6. With respect to the remaining amount covered under the discussion, balance written off out of the payments to contractors and suppliers, we notice that assessee had consistently taken a stand that :

“The amounts have been generated during the course of business. In case of supplier payments sometimes the Appellant deducts some amounts and pays the bills. Since the amounts are generated during the course of business the same are eligible for deduction u/s. 80-IB(10) of the Act.”

7. It would thus emerge that during the course of business in developing housing project, assessee had made payments to the suppliers towards various purchases made. On such payments, the assessee would occasionally deduct some amounts and pay the bill. Difference between the bill amount and payment actually made would be the amount generated during the course of business. Assessee therefore, contended that same should form part of eligible deduction under section 80IB(10) of the Act. We have no hesitation in upholding the view of the CIT (Appeals) as well as Tribunal. Assessee following mercantile system of accounting may have debited claim in the bill amount raised by the suppliers or contractors. However, as is likely to happen in any business of similar nature, the supply of material may be found wanting at a later stage. They may either be defective or sometimes minor unintentional short supply. This could be the reason why assessee instead of making full payment, deducts a portion of the supplier’s bill. There may be other reasons such as late supply of the material etc. why such eventuality, may arise.
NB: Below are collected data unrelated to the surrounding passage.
extern "C" int64_t qf_hit_bins_bytes(int32_t width, int32_t height, int32_t max_hits)
{
    if (width < 1 || height < 1 || max_hits < 1 || max_hits > kMaxHits) return -1;
    return (int64_t)((width + 7) / 8) * ((height + 7) / 8) * 64 * max_hits * (int64_t)sizeof(uint2);
}

extern "C" int qf_raster_intersect_tiles(qf_bvh *bvh, const qf_camera *cam, const float *rays_o, const float *rays_d,
                                         int64_t n_rays, int32_t max_hits, int32_t *tile_cursor, uint64_t *tile_mask,
                                         void *bins, int64_t bins_bytes, int32_t *hit_count, int32_t *overflow,
                                         int32_t *origin_flag, void *stream)
{
    if (!raster_args_ok(bvh, cam, n_rays, max_hits)) return QF_ERR_INVALID_ARGUMENT;
    if (!rays_o || !rays_d || !tile_cursor || !tile_mask || !bins || !hit_count || !overflow) return QF_ERR_INVALID_ARGUMENT;
    if (bins_bytes < qf_hit_bins_bytes(cam->width, cam->height, max_hits)) return QF_ERR_INVALID_ARGUMENT;
    if (reinterpret_cast<uintptr_t>(bins) % sizeof(uint2) || reinterpret_cast<uintptr_t>(tile_mask) % sizeof(uint64_t))
        return QF_ERR_INVALID_ARGUMENT;
    if (bvh->n_tri >= (1 << kBinIdBits)) return QF_ERR_UNSUPPORTED;
    hipStream_t st = qf_stream(stream);
    const int tiles_x = (cam->width + 7) / 8, n_tiles = tiles_x * ((cam->height + 7) / 8);
    QF_HIP_TRY(hipMemsetAsync(tile_cursor, 0, (size_t)n_tiles * sizeof(int32_t), st));
    if (origin_flag == overflow + 1) {
        QF_HIP_TRY(hipMemsetAsync(overflow, 0, 2 * sizeof(int32_t), st));
    } else {
        QF_HIP_TRY(hipMemsetAsync(overflow, 0, sizeof(int32_t), st));
        if (origin_flag) QF_HIP_TRY(hipMemsetAsync(origin_flag, 0, sizeof(int32_t), st));
    }
    const RasterCam rc = make_raster_cam(cam);
    uint2 *records = reinterpret_cast<uint2 *>(bins);
    if (bvh->n_tri > 0) {
        const int lanes = raster_lanes(n_rays, bvh->n_tri);
        const int64_t blocks = qf_div_up(bvh->n_tri * lanes, 256);
        if (blocks > 0x7fffffff) return QF_ERR_UNSUPPORTED;
        camera_check_launch(rc, rays_o, rays_d, n_rays, origin_flag, st);
        QF_LAUNCH_CHECK();
        with_lanes(lanes, [&](auto L) {
            hipLaunchKernelGGL(raster_bins_kernel<decltype(L)::value>, dim3((unsigned)blocks), dim3(256), 0, st,
                               reinterpret_cast<const float4 *>(bvh->d_tris), bvh->n_tri, rc, rays_o, rays_d, (int)max_hits,
                               tile_cursor, records, origin_flag);
        });
    }
    hipLaunchKernelGGL(tile_count_kernel, dim3((unsigned)n_tiles), dim3(64), 0, st, tile_cursor, records, (int)max_hits,
                       rc.w, rc.h, tiles_x, hit_count, overflow, tile_mask);
    QF_LAUNCH_CHECK();
    return QF_OK;
}

extern "C" int qf_raster_intersect_wide(qf_bvh *bvh, const qf_camera *cam, const float *rays_o, const float *rays_d,
                                        int64_t n_rays, int32_t max_hits, int32_t wide_hits, int32_t *wide_tri,
                                        float *wide_t, int32_t *hit_tri, float *hit_t, int32_t *hit_count,
                                        int32_t *overflow, int32_t cull_chunks, int32_t *origin_flag, void *stream)
{
    if (!raster_args_ok(bvh, cam, n_rays, max_hits)) return QF_ERR_INVALID_ARGUMENT;
    if (wide_hits < max_hits || wide_hits > 4096) return QF_ERR_INVALID_ARGUMENT;
    if (!rays_o || !rays_d || !wide_tri || !wide_t || !hit_tri || !hit_t || !hit_count || !overflow)
        return QF_ERR_INVALID_ARGUMENT;
    hipStream_t st = qf_stream(stream);
    const int rc = raster_launch(bvh, cam, rays_o, rays_d, n_rays, (int)wide_hits, true, wide_tri, wide_t, hit_count, overflow,
                                 origin_flag, cull_chunks != 0, st);
    if (rc != QF_OK) return rc;
    if (n_rays == 0) return QF_OK;
    const size_t lds = (size_t)select_capacity(max_hits, wide_hits, bvh->min_sep) * kSelectBlock * 2 * sizeof(float);
    hipLaunchKernelGGL(select_nearest_kernel<false>, dim3((unsigned)qf_div_up(n_rays, kSelectBlock)), dim3(kSelectBlock), lds, st,
                       n_rays, (int)wide_hits, (int)max_hits, bvh->min_sep, wide_tri, wide_t, (const uint64_t *)nullptr, hit_tri,
                       hit_t, hit_count);
    QF_LAUNCH_CHECK();
    return QF_OK;
}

Essentially in all such cases, what would happen is that assessee would actually expend less amount than what the bill amount would be indicating. In essence, therefore, such margin would go to reduce the assessee’s cost of acquisition of the supply. Such amount therefore, cannot be dissociated or divested from assessee’s business. Such receipt therefore, cannot be stated to be not arising out of the assessee’s business of development of housing project.

8. In view of the above discussion, we find no merits in appeal. Tax Appeal is therefore, dismissed.